In the past decade, the large-scale digitization of text collections combined with the application of sophisticated algorithms and visualization techniques has led to notable scholarly achievements that can be subsumed under the title of “distant reading”. But these achievements have brought up anxieties about close reading, leading some to wonder “in an age where distant reading is possible, is close reading dead?” In our view, these two poles of reading—the close and the distant—have developed in both methodological and practical estrangement. Researchers are left to work with single collections or perform only one type of query/data mining task at a time. They find themselves unable to work easily across different—and different kinds of—collections. Indeed, working in such limited environments does not allow researchers to take full advantage of the growing collections of available digitized text data.
The Intertextual Hub is a pilot project to develop a model that will allow researchers to bridge the gap between these two modes of text analysis. We are proposing to create an environment in which the conceptual relationships discovered by text mining and algorithms among texts in large, heterogeneous collections can fruitfully guide close reading.
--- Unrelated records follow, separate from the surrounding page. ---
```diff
@@ -81,16 +83,31 @@
         call.flair_conv_nhwc(ctypes.byref(p), arr, weight, _dense(bias), frame_bias, res0, res1, out, ws, wsb)
     launch()
     if e0 is not None:
-        cin = sum(x.shape[3] for x in xs)
+        cin = sum(x.shape[3] for x in xs if x is not None)
         taps = kernel[0] * kernel[1] * kernel[2]
         esz = x0.element_size()
         flops = 2.0 * T * Ho * Wo * cout * cin * taps
         nbytes = esz * (cin * T * H * W + cout * T * Ho * Wo * (1 + (res0 is not None) + (res1 is not None))
                         + cout * taps * cin)
         _prof_end(e0, ("conv", lib().flair_conv_variant(ctypes.byref(p))), x0.dtype, flops, nbytes, launch,
-                  ("conv", T, H, W, tuple(x.shape[3] for x in xs), cout, tuple(kernel), stride, act,
+                  ("conv", T, H, W, _seg_sig(xs, seg_c), cout, tuple(kernel), stride, act,
                    res0 is not None, res1 is not None, frame_bias is not None))
     return out
+
+
+def _segments(xs, cin_packed):
+    present = [x for x in xs if x is not None]
+    assert present, "every input segment is None"
+    n_absent = len(xs) - len(present)
+    if n_absent == 0:
+        return xs[0], [x.shape[3] for x in xs]
+    rest = cin_packed() - sum(x.shape[3] for x in present)
+    assert rest > 0 and rest % n_absent == 0, (cin_packed(), [None if x is None else x.shape[3] for x in xs])
+    return present[0], [rest // n_absent if x is None else x.shape[3] for x in xs]
+
+
+def _seg_sig(xs, seg_c):
+    return tuple(-c if x is None else c for x, c in zip(xs, seg_c))
 
 
 PROFILE = None
@@ -161,7 +178,7 @@
                act_param=0.0, act_period=0):
     if isinstance(xs, torch.Tensor):
         xs = [xs]
-    x0 = xs[0]
+    x0, seg_c = _segments(xs, lambda: wA.shape[-1] if wA is not None else c_mid)
     T, H, W, _ = x0.shape
     p = ChainParams()
     p.dtype = dtype_code(x0)
@@ -170,8 +187,10 @@
     p.nseg = len(xs)
     arr = (ctypes.c_void_p * 4)()
     for i, x in enumerate(xs):
+        p.seg_c[i] = seg_c[i]
+        if x is None:
+            continue
         assert x.dtype == x0.dtype and x.shape[:3] == x0.shape[:3]
-        p.seg_c[i] = x.shape[3]
         p.seg_ld[i] = _ld(x)
         arr[i] = x.data_ptr()
     if out is None:
@@ -190,14 +209,14 @@
         call.flair_conv_chain(ctypes.byref(p), arr, wA, _dense(bA), wB, _dense(bB), res0, res1, out)
     launch()
     if e0 is not None:
-        cin = sum(x.shape[3] for x in xs)
+        cin = sum(x.shape[3] for x in xs if x is not None)
         esz = x0.element_size()
         px = T * H * W
         flops = 2.0 * 9 * px * (c_mid * coutB + (cin * c_mid if wA is not None else 0))
         nbytes = esz * (px * (cin + coutB * (1 + (res0 is not None) + (res1 is not None)))
                         + 9 * c_mid * coutB + (9 * cin * c_mid if wA is not None else 0))
         _prof_end(e0, ("chain", 2 if wA is not None else 1, c_mid), x0.dtype, flops, nbytes, launch,
-                  ("chain", T, H, W, tuple(x.shape[3] for x in xs), c_mid, coutB, wA is not None, res0 is not None,
+                  ("chain", T, H, W, _seg_sig(xs, seg_c), c_mid, coutB, wA is not None, res0 is not None,
                    res1 is not None))
     return out
 
@@ -384,7 +403,7 @@
     p.dtype = dtype_code(x0)
     p.F, p.H, p.W = F_, H, W
     p.Cin, p.Cout, p.G = 2 * ch, cout, groups
-    p.x_ld[0], p.x_ld[1] = _ld(x0), _ld(x1)
+    p.x_ld[0], p.x_ld[1] = _ld(x0), _ld(x1) if x1 is not None else 0
     p.raw_ld = _ld(raw)
     if out is None:
         out = torch.empty((F_, H, W, cout), dtype=x0.dtype, device=x0.device)
@@ -398,9 +417,10 @@
     launch()
     if e0 is not None:
         px = F_ * H * W
-        _prof_end(e0, ("dcn", cout), x0.dtype, px * (2.0 * 9 * 2 * ch * cout + 9.0 * 2 * ch * 8),
-                  x0.element_size() * px * (2 * ch + 27 * groups + cout), launch,
-                  ("dcn", F_, H, W, ch, cout, groups, flow2 is not None))
+        halves = 2 if x1 is not None else 1
+        _prof_end(e0, ("dcn", cout), x0.dtype, px * (2.0 * 9 * halves * ch * cout + 9.0 * halves * ch * 8),
+                  x0.element_size() * px * (halves * ch + 27 * groups + cout), launch,
+                  ("dcn", F_, H, W, ch, cout, groups, flow2 is not None, x1 is not None))
     return out
 
 
```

Fundamentally, we are contending that the core of scholarly reading in the digital age—and the true usefulness of computational analysis of texts—should be the discovery and navigation of intertextual relationships. The model we develop will therefore allow users to navigate between individual and larger groups of texts that are related through shared themes, ideas, and passages. What we propose to offer, along with the scalable reading tools, is an approach to federating collections that can bypass the various competing problems of quality (OCR vs. curated) and access (pay vs. public) and still yield meaningful results.
We believe this model would make distant reading an integral part of close reading by finding, exposing, and making searchable different kinds of relationships that exist between texts. Using an array of techniques, we will develop an environment—which we will reference from now on as the Intertextual Hub—that will situate a specific document in a broader context of intertextual relations, whether direct or indirect borrowings, shared topics with other texts or parts of texts, or some other kind of similarity. This project is predicated on using what we are calling a “smarter silo model,” which involves exposing to a harvester actionable data from heterogeneous collections for a wide variety of text mining tasks while also retaining the specific configurations required by individual text collections. In other words, we are proposing to merge disparate collections at the intersection between texts rather than merge all documents in one big database, or build harvested collections unified by a lowest common denominator.
We will test this model by applying it to a number of large text collections with specific focus on the 10 years of the French Revolution and more generally on 18th-century French resources. As shown here, this extraordinarily broad set of collections ranges from the great works of the French Enlightenment and large collections of 18th-century publications to the daily record of the legislative assemblies, published debates and pamphlets, and newspaper runs. To date these collections have been deployed as distinct textual databases since they are, by their nature, made up of different kinds of documents that need customized search and reporting environments. Some are very well curated collections, with a high degree of accuracy and excellent metadata. Others are based on uncorrected OCR and have relatively minimal metadata. These heterogeneous collections allow focus on Revolutionary developments at different rhetorical registers, from the formal debates and decrees of the legislatures to the broader discussions of issues in the popular press. The heuristics of intertextual linkage applied across these collections offer the possibility of a much better understanding of how revolutionary discourse developed under the pressure of events, within the larger cultural context of 18th-century intellectual traditions. This project will allow users to navigate intellectual currents across the disparate documents and collections.